Pope Benedict XVI speculated at one stage whether Purgatory may be an instantaneous cleansing experience of the cleansing fire of Christ’s love. So Catholics are free to have a range of opinions on the length of the experience. The instant transformation from corruptible to incorruptible body was a good example. Who are we to put limits on what God can do?
I don’t think the argument is therefore “fundamentally broken”, unless Catholics are committed to the extended version of Purgatory.
Regards, Cedric.
Glenn
Cedric, I take the view that if something is instantaneous, it isn’t a process.

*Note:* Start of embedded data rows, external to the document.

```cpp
template <bool PLANES_TO_HBM = true, bool SC_ST = true>
__device__ __forceinline__ bool dev_select(const SpParams& p, int g, int lane, int8_t* s_stage, move_t* s_moves, Position* s_leaf_p,
                                        uint16_t* s_ps, Position* s_hist, const GameCtl& cs_pre, bool cs_pre_valid,
                                        HelperBox* box = nullptr) {
#pragma clang fp contract(off)
    Position& s_leaf = *s_leaf_p;
    SC_STAMP(2);
    GameCtl& c = p.ctl[g];
    GameCtl cs = cs_pre;
    if (!cs_pre_valid) cs = uniform(c);
    const Position root_raw = p.tpos[(size_t)g * p.tpos_cap];
    const NodeHdr hdr_raw = p.H[(size_t)g * p.node_cap];
    const size_t nb0 = (size_t)g * p.node_cap + (1 + lane < p.node_cap ? 1 + lane : p.node_cap - 1);
    const int pf_n = p.N[nb0];
    const float pf_w = p.W[nb0], pf_p = p.P[nb0];
    const NodeHdr pf_h = p.H[nb0];
    __builtin_amdgcn_sched_barrier(0);
    const Position root = uniform(root_raw);
    NodeHdr hdr = uniform(hdr_raw);
    if (cs.status != ST_ACTIVE) {
        if (lane == 0) c.leaf_kind = LK_NONE;
        helper_post(box, lane, 2, 0, 0);
        return false;
    }
    const size_t nb = (size_t)g * p.node_cap;
    const int32_t* N = p.N + nb;
    const float* W = p.W + nb;
    const float* P = p.P + nb;
    float* U = p.U + nb;
    const uint16_t* MV = p.MV + nb;
    const NodeHdr* H = p.H + nb;
    int32_t* path = p.path + (size_t)g * p.max_depth;
    const Position* hist = p.hist + (size_t)g * p.hist_cap;
    Position* tpos = p.tpos + (size_t)g * p.tpos_cap;
    const int root_ply = cs.ply;
    const int root_turn = root.turn;
    const int dmax = p.max_depth < DEPTH_LDS ? p.max_depth : DEPTH_LDS;

    int node = 0, depth = 0, parent_ps = 0;
    if (lane == 0) {
        path[0] = 0;
        s_ps[0] = 0;
    }
    uint32_t err = 0;
    for (;;) {
        const int nc = hdr.nc;
        if (nc == 0) break;
        const int fc = hdr.fc;
        const int nr = (nc + 63) >> 6;
        int best_i = 0;
        NodeHdr nxt;
        auto level = [&](auto nrc) {
#pragma clang fp contract(off)
            constexpr int NRM = decltype(nrc)::value;
            int cn[NRM];
            float cw[NRM], cp[NRM];
            NodeHdr ch_[NRM];
#pragma unroll
            for (int r = 0; r < NRM; r++) {
                cn[r] = 0;
                cw[r] = 0.f;
                cp[r] = 0.f;
                ch_[r] = NodeHdr{-1, 0, 0};
                if (r < nr) {
                    int i = lane + 64 * r;
                    bool ok = i < nc;
                    if (r == 0 && depth == 0 && fc == 1) {
                        cn[0] = ok ? pf_n : 0;
                        cw[0] = ok ? pf_w : 0.f;
                        cp[0] = ok ? pf_p : 0.f;
                        ch_[0] = ok ? pf_h : NodeHdr{-1, 0, 0};
                    } else {
                        cn[r] = ok ? N[fc + i] : 0;
                        cw[r] = ok ? W[fc + i] : 0.f;
                        cp[r] = ok ? P[fc + i] : 0.f;
                        ch_[r] = ok ? H[fc + i] : NodeHdr{-1, 0, 0};
                    }
                }
            }
            if (nc > 1) {
                const bool reverse_q = ((root_turn ^ (depth & 1)) == BLACK);
                const bool noisy = depth == 0 && p.with_noise;
                float* nz = p.noise + (size_t)g * MAXC;
                float nzv[NRM];
#pragma unroll
                for (int r = 0; r < NRM; r++) nzv[r] = 0.f;
                if (noisy) {
                    if (!p.external_noise) {
                        float gsum = 0.0f;
#pragma unroll
                        for (int r = 0; r < NRM; r++) {
                            int i = lane + 64 * r;
                            if (i < nc) {
                                nzv[r] = gamma03(sc_rng(p.seed, cs.game_id, (uint64_t)root_ply, 3, (uint64_t)cs.sim * 256 + (uint64_t)i));
                                gsum += nzv[r];
                            }
                        }
                        gsum = wave_sum_fixed(gsum);
#pragma unroll
                        for (int r = 0; r < NRM; r++) {
                            int i = lane + 64 * r;
                            nzv[r] = nzv[r] / gsum;
                            if (i < nc) nz[i] = nzv[r];
                        }
                    } else {
#pragma unroll
                        for (int r = 0; r < NRM; r++) {
                            int i = lane + 64 * r;
                            if (i < nc) nzv[r] = nz[i];
                        }
                    }
                }
                int tot = 0;
#pragma unroll
                for (int r = 0; r < NRM; r++) tot += cn[r];
                tot = wave_sum_i(tot);
                const float sqrt_total = sqrtf((float)tot);
                float best_u = 0.0f;
                best_i = -1;
#pragma unroll
                for (int r = 0; r < NRM; r++) {
                    int i = lane + 64 * r;
                    if (r < nr && i < nc) {
                        float prior = cp[r];
                        if (noisy) prior = prior * (1.0f - p.epsilon) + nzv[r] * p.epsilon;
                        float average_award = cw[r] / ((float)cn[r] + 1e-4f) * (reverse_q ? -1.0f : 1.0f);
                        float exploration = (sqrt_total + 0.01f) / (1.0f + (float)cn[r]) * p.cpuct * prior;
                        float u = average_award + exploration;
                        U[fc + i] = u;
                        if (!isfinite(u)) err |= ERR_NONFINITE_UCT;
                        if (best_i < 0 || u >= best_u) {
                            best_u = u;
                            best_i = i;
                        }
                    }
                }
                if constexpr (NRM == 1) best_i = wave_argmax_last_lane(best_u, best_i >= 0);
                else best_i = wave_argmax_last(best_u, best_i);
            }
            best_i = __builtin_amdgcn_readfirstlane(best_i);
            const int rr = best_i >> 6;
            NodeHdr mine = ch_[0];
#pragma unroll
            for (int r = 1; r < NRM; r++)
                if (rr == r) mine = ch_[r];
            nxt.fc = __builtin_amdgcn_readlane(mine.fc, best_i & 63);
            int packed = __builtin_amdgcn_readlane((int)mine.nc | ((int)mine.ps << 16), best_i & 63);
            nxt.nc = (uint16_t)(packed & 0xffff);
            nxt.ps = (uint16_t)((unsigned)packed >> 16);
        };
        if (nr == 1) level(std::integral_constant<int, 1>{});
        else level(std::integral_constant<int, 4>{});
        parent_ps = hdr.ps;
        node = fc + best_i;
        hdr = nxt;
        depth++;
        if (depth >= dmax) {
            err |= ERR_DEPTH_OVERFLOW;
            depth--;
            break;
        }
        if (lane == 0) {
            path[depth] = node;
            s_ps[depth] = hdr.ps;
        }
    }
    SC_STAMP(3);
    if (p.dbg_cycles && lane == 0) p.dbg_cycles[(size_t)g * 32 + 7] = depth;
    unsigned long long anyerr = __ballot(err != 0);
    if (anyerr) {
        for (int o = 32; o > 0; o >>= 1) err |= __shfl_xor(err, o, 64);
        if (lane == 0) {
            c.err = cs.err | err;
            atomicOr(&p.cnt->err, (int)err);
        }
    }
    const int fcl = hdr.fc;
    if (lane == 0) {
        c.leaf = node;
        c.path_len = depth + 1;
    }
    if (fcl <= -2) {
        if (lane == 0) {
            c.leaf_kind = LK_TERM_CACHED;
            c.leaf_value = fcl == -2 ? 0.0f : fcl == -3 ? 1.0f : -1.0f;
            c.n_legal = 0;
        }
        helper_post(box, lane, 2, 0, 0);
        return false;
    }
    Position pos;
    if (depth == 0) {
        pos = root;
    } else {
        pos = uniform(tpos[parent_ps]);
        make_move(pos, (move_t)__builtin_amdgcn_readfirstlane((int)MV[node]));
    }
    if (lane == 0) s_leaf = pos;
    wave_sync();
    DevChain ch{hist, root_ply, tpos, s_ps, &s_leaf, root_ply + depth};
    const bool rep_by_helper = box && depth > 0;
    if (depth > 0 && !box) {
        uint8_t rf = (uint8_t)__builtin_amdgcn_readfirstlane((int)rep_flags_wave(ch, root_ply + depth, pos.key, lane));
        pos.flags = (uint8_t)((pos.flags & F_IRREV) | rf);
        wave_sync();
        if (lane == 0) s_leaf.flags = pos.flags;
        wave_sync();
    }
    SC_STAMP(4);
    if (box) helper_post(box, lane, rep_by_helper ? 3 : 1, root_ply + depth, root_ply);
    else stage_history(ch, root_ply + depth, lane, s_hist);
    if (lane == 0 && !rep_by_helper) tpos[cs.n_exp] = pos;
    int n = 0;
    bool in_check = gen_legal_wave(pos, s_moves, lane, n);
    wave_sync();
    SC_STAMP(5);
    if (depth == 0 && p.rollout_factor > 0.f && lane == 0) {
        const int r = (int)((float)n * p.rollout_factor);
        c.rollout_cur = r < 300 ? r : 300;
    }
    if (n == 0) {
        if (lane == 0) {
            c.leaf_kind = LK_TERM_NEW;
            c.leaf_value = in_check ? (pos.turn == WHITE ? -1.0f : 1.0f) : 0.0f;
            c.n_legal = 0;
        }
        return false;
    }
    uint16_t* lm = p.legal_mv + (size_t)g * MAXC;
    uint16_t* li = p.legal_idx + (size_t)g * MAXC;
    uint32_t bad = 0;
    for (int i = lane; i < n; i += 64) {
        move_t m = s_moves[i];
        int idx = move_index(m, pos.turn);
        if (idx < 0) {
            bad = 1;
            idx = 0;
        }
        lm[i] = m;
        li[i] = (uint16_t)idx;
    }
    if (__ballot(bad) && lane == 0) {
        c.err = cs.err | err | ERR_BAD_MOVE_INDEX;
        atomicOr(&p.cnt->err, ERR_BAD_MOVE_INDEX);
    }
    if (rep_by_helper) {
        int st = 3;
        for (int spin = 0; spin < (1 << 22) && st != 4; spin++) {
            st = *reinterpret_cast<volatile int*>(&box->state);
            if (st != 4) __builtin_amdgcn_s_sleep(1);
        }
        st = __builtin_amdgcn_readfirstlane(st);
        wave_sync();
        if (st != 4 && lane == 0) atomicOr(&p.cnt->err, ERR_HELPER_TIMEOUT);
        pos.flags = (uint8_t)__builtin_amdgcn_readfirstlane(box->pad);
        if (lane == 0) tpos[cs.n_exp] = pos;
    }
    const int idx = root_ply + depth;
    if (!box) encode_wave(s_hist, idx < 7 ? idx + 1 : 8, lane, s_stage, PLANES_TO_HBM ? p.boards + (size_t)g * 7168 : nullptr, p.meta + (size_t)g * 8);
    if (lane == 0) {
        c.leaf_kind = LK_EVAL;
        c.n_legal = n;
        p.n_legal[g] = n;
    }
    SC_STAMP(6);
    return true;
}

}
```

If the perfecting is instantaneous, there is no difference between the purgatory of Catholic theology and the instant glorification of Protestant theology.
I don’t think the “extended” version of purgatory is merely a flavour of purgatory. It really is purgatory. Consider, for example, the practice of praying for the dead who are now in purgatory, which is entirely predicated on purgatory being a process.
Mark
Thanks Glenn. I just came here after searching for ‘arguments for purgatory’ 😉 and reading the argument you challenge. I’m not a philosophy major but I though the exact same thing you did; this conclusion does *not* follow from the premises. I was expecting some reference to apocryphal books or something like that, not an incomplete logical argument.
This started because my wife wondered, “how would you convince a Catholic that purgatory isn’t a real thing?”. I suggested asking them to point it out in the Bible.